Estoy ocupado: por 1ra. vez en 8 años, AgendAR no está online. Problemas del hosting, aparentemente.
Mientras tratamos de resolverlo, despunto el vicio periodístico y acerco estas noticias de Foreign Policy. No están en los titulares, pero son focos a vigilar del incendio en curso.
«La guerra entre Estados Unidos e Israel contra Irán no es una guerra mundial. Pero a medida que el conflicto entra en su tercera semana, sus efectos en todo el mundo son evidentes.
En los próximos días, cuatro de los bancos centrales más importantes del mundo —la Reserva Federal de Estados Unidos, el Banco Central Europeo, el Banco de Inglaterra y el Banco de Japón— se reunirán para debatir cómo responder a lo que la Asociación Internacional de Energía ha calificado como la mayor perturbación del mercado petrolero de la historia.

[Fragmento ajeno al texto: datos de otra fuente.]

#ifdef TRX_TESTING
__device__ unsigned long long g_trip_stats[2][kStatShards][kStatPad];
__device__ __forceinline__ void add_trip_stat(int which, unsigned count)
{
    if (count) atomicAdd(&g_trip_stats[which][(blockIdx.x + 41u * blockIdx.y) & (kStatShards - 1)][0], (unsigned long long)count);
}
__device__ __forceinline__ bool whole_trips_on(const RowsArgs& a) { return a.whole_trips != 0; }
__device__ __forceinline__ bool one_sweep_on(const RowsArgs& a, bool lnl) { return a.one_sweep >= (lnl ? 1 : 2); }
__device__ __forceinline__ bool full_chunks_on(const RowsArgs& a, bool lnl) { return a.full_chunks >= (lnl ? 1 : 2); }
#define TRX_TRIP_STAT(var) ++var
#else
__device__ __forceinline__ bool whole_trips_on(const RowsArgs&) { return true; }
__device__ __forceinline__ bool one_sweep_on(const RowsArgs&, bool lnl) { return lnl; }
__device__ __forceinline__ bool full_chunks_on(const RowsArgs&, bool lnl) { return lnl; }
#define TRX_TRIP_STAT(var)
#endif

__device__ __forceinline__ double k_rule(double k, bool scalar_rule)
{
    if (scalar_rule) { if (fabs(k - 1.0) < 1e-6) k *= 0.999; }
    else             { if ((k - 1.0) < 1e-6) k *= 0.999; }
    return k;
}

#ifndef TRX_BATCH_WAVES
#define TRX_BATCH_WAVES 4
#endif

constexpr int kBatchWaves = TRX_BATCH_WAVES;
__host__ __device__ constexpr int cells_waves(bool long_rows) { return long_rows ? 1 : kBatchWaves; }
#ifndef TRX_TIER_LDS
#define TRX_TIER_LDS(PRUNE, LONG) true
#endif
#ifndef TRX_ATAN_TAB
#define TRX_ATAN_TAB(PRUNE, LONG) (((PRUNE) && !(LONG)) ? 2 : 1)
#endif
#ifndef TRX_LONG_ROWS_IN_LDS
// ... 519 lines not shown
}

struct BranchMap {
    unsigned char id[TRX_CHAIN_MAX_BRANCHES];
};
__global__ __launch_bounds__(64) void sec_scan_kernel_star(RowsArgs common, BranchTab bt, BranchMap map)
{
    const RowsArgs a = star_args(common, bt, 0, (int)map.id[blockIdx.y]);
    if (!a.need_sec) return;
    sec_scan_body<8>(a);
}
static_assert(offsetof(RowC, excl) == (kRowDoubles - 1) * sizeof(double), "excl is the last field of RowC");

struct CellState {
    double sE[64], cE[64];
    double t[64];
    double facc[64];
    unsigned meta[64];
    union {
        unsigned short rel[64];
        double held[2 * kStM];
    };
};
struct StencilState {
    double fc[64 + 2 * kStM];
    double stw[2 * kStM + 1];
};
constexpr int kFcB = 2 * kStM;
constexpr int kCentreNode = 1023;

__device__ __forceinline__ double fp32_model_slack(double lb, int n_probed, double rs2)
{
    return 1e-5 * sqrt(2.0 * (double)n_probed * rs2 * fmax(lb, 0.0));
}

template <int BITS>
__device__ __forceinline__ int lane_prefix(int cnt, int& total)
{
    int off = 0;
    total = 0;
#pragma unroll
    for (int b = 0; b < BITS; ++b) {
        const unsigned long long m = __ballot((cnt >> b) & 1);
        off += lanes_below(m) << b;
        total += __popcll(m) << b;
    }
// ... 113 lines not shown
{
    typedef const __attribute__((address_space(4))) T* KernArgs;
    KernArgs p = (KernArgs)__builtin_amdgcn_kernarg_segment_ptr();
    asm volatile("" : "+s"(p));
    return (const T*)p;
}
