struct UniqList { const uint32_t *m, *uniq; };
static int pstate_hash_launch(mina_ctx *c, size_t n, size_t leg, HashLaunch hl, const uint32_t *d_records, const uint32_t *d_nfields, uint32_t *d_hashes, uint32_t *d_bodies,
                              const UniqList *u) {
    const PoseidonParams *pp = c->pparams[FIELD_FP].as<PoseidonParams>();
    const fe_t *salts = c->state_salts.as<fe_t>();
    hipStream_t stream = c->L->stream;
    return with_lanes<1, 16, 8, 3>(pstate_hash_lanes(c, n, leg), [&](auto lanes) {
        constexpr int LN = decltype(lanes)::value;
        constexpr bool wide = LN == 1 || LN == 3;
        std::optional<ProfScope> ps1_;
        if (LN == 1) ps1_.emplace(c, PS_STATE_HASH1);
        const size_t per = wide && hl.piece_waves ? hash_piece_states(c, leg, hl.piece_waves) : n;
        const uint32_t lds = wide ? hl.lds_bytes : 0;
        for (size_t lo = 0; lo < n; lo += per) {
            const size_t cnt = std::min(per, n - lo);
            const uint32_t grid = cdiv(coop_threads<LN>(cnt), 256);
            if (u) {
                if constexpr (LN == 1) mb::pstate_hash1_uniq_kernel<FIELD_FP><<<grid, 256, lds, stream>>>((uint32_t)lo, (uint32_t)cnt, u->m, u->uniq, pp, salts, d_records, d_nfields, d_hashes, d_bodies);
                else mb::pstate_hash_uniq_kernel<FIELD_FP, LN><<<grid, 256, lds, stream>>>((uint32_t)lo, (uint32_t)cnt, u->m, u->uniq, c->fk[FIELD_FP], pp, salts, d_records, d_nfields, d_hashes, d_bodies);
                continue;
            }
            const uint32_t *rec = d_records + lo * MINA_PSTATE_SLOTS * 8, *nf = d_nfields + lo;
            uint32_t *hash = d_hashes + lo * 8, *body = d_bodies ? d_bodies + lo * 8 : nullptr;
            if constexpr (LN == 1) mb::pstate_hash1_kernel<FIELD_FP><<<grid, 256, lds, stream>>>((uint32_t)cnt, pp, salts, rec, nf, hash, body);
            else mb::pstate_hash_kernel<FIELD_FP, LN><<<grid, 256, lds, stream>>>((uint32_t)cnt, c->fk[FIELD_FP], pp, salts, rec, nf, hash, body);
        }
        HIPC(hipGetLastError());
        return MINA_OK;
    });
}

static int pstate_hash_dev(mina_ctx *c, size_t n, size_t leg, HashLaunch hl, const uint32_t *d_records, const uint32_t *d_nfields, uint32_t *d_hashes, uint32_t *d_bodies) {
    ProfScope ps_(c, PS_STATE_HASH);
    return pstate_hash_launch(c, n, leg, hl, d_records, d_nfields, d_hashes, d_bodies, nullptr);
}
// ... 193 lines not shown
    if (!LS || lo + cnt > ns_total) return fail(MINA_ERR_ARG, "bad early state range");
    if (!c->have_state_salts) return fail(MINA_ERR_STATE, "call mina_state_jobs_prepare first");
    if (!LS->stream) HIPC(hipStreamCreateWithFlags(&LS->stream, hipStreamNonBlocking));
    int rc;
    if ((rc = LS->st_hashes.ensure(ns_total * 32))) return rc;
    if (after) HIPC(hipStreamWaitEvent(LS->stream, after, 0));
    Lane *const L0 = c->L;
    c->L = LS;
    rc = pstate_hash_dev(c, cnt, ns_total, hash, d_records + lo * MINA_PSTATE_SLOTS * 8, d_nfields + lo, LS->st_hashes.as<uint32_t>() + lo * 8, nullptr);
    c->L = L0;
    return rc;
}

La reunión de la Reserva Federal, en un contexto de indicadores económicos a la baja y noticias de que los primeros seis días del despliegue militar estadounidense costaron más de 11.000 millones de dólares , será observada con especial atención, aunque nadie espera una modificación de los tipos de interés.
Por otro lado, la dinámica geopolítica está cambiando. Hasta el momento, ningún país ha respondido al llamado del presidente estadounidense Donald Trump para unirse a una coalición que abra el estrecho de Ormuz. Este permanece prácticamente cerrado, al igual que el aeropuerto de Dubái, el centro de conexiones internacionales más transitado del mundo, que cerró temporalmente la madrugada del lunes después de que un dron impactara contra un tanque de combustible.»
Nosotros, en el Extremo Sur, estamos lejos, aunque el aumento del petróleo y de los fertilizantes, y el encarecimiento del transporte nos afecte.
Tenemos nuestro propio imbécil -parece ser una moda que también se extiende en jefes de estado- que hace declaraciones y gestos que nadie le pide. Pero no existe ninguna posibilidad que nuestras fuerzas armadas participen, ni siquiera simbólicamente, en este conflicto.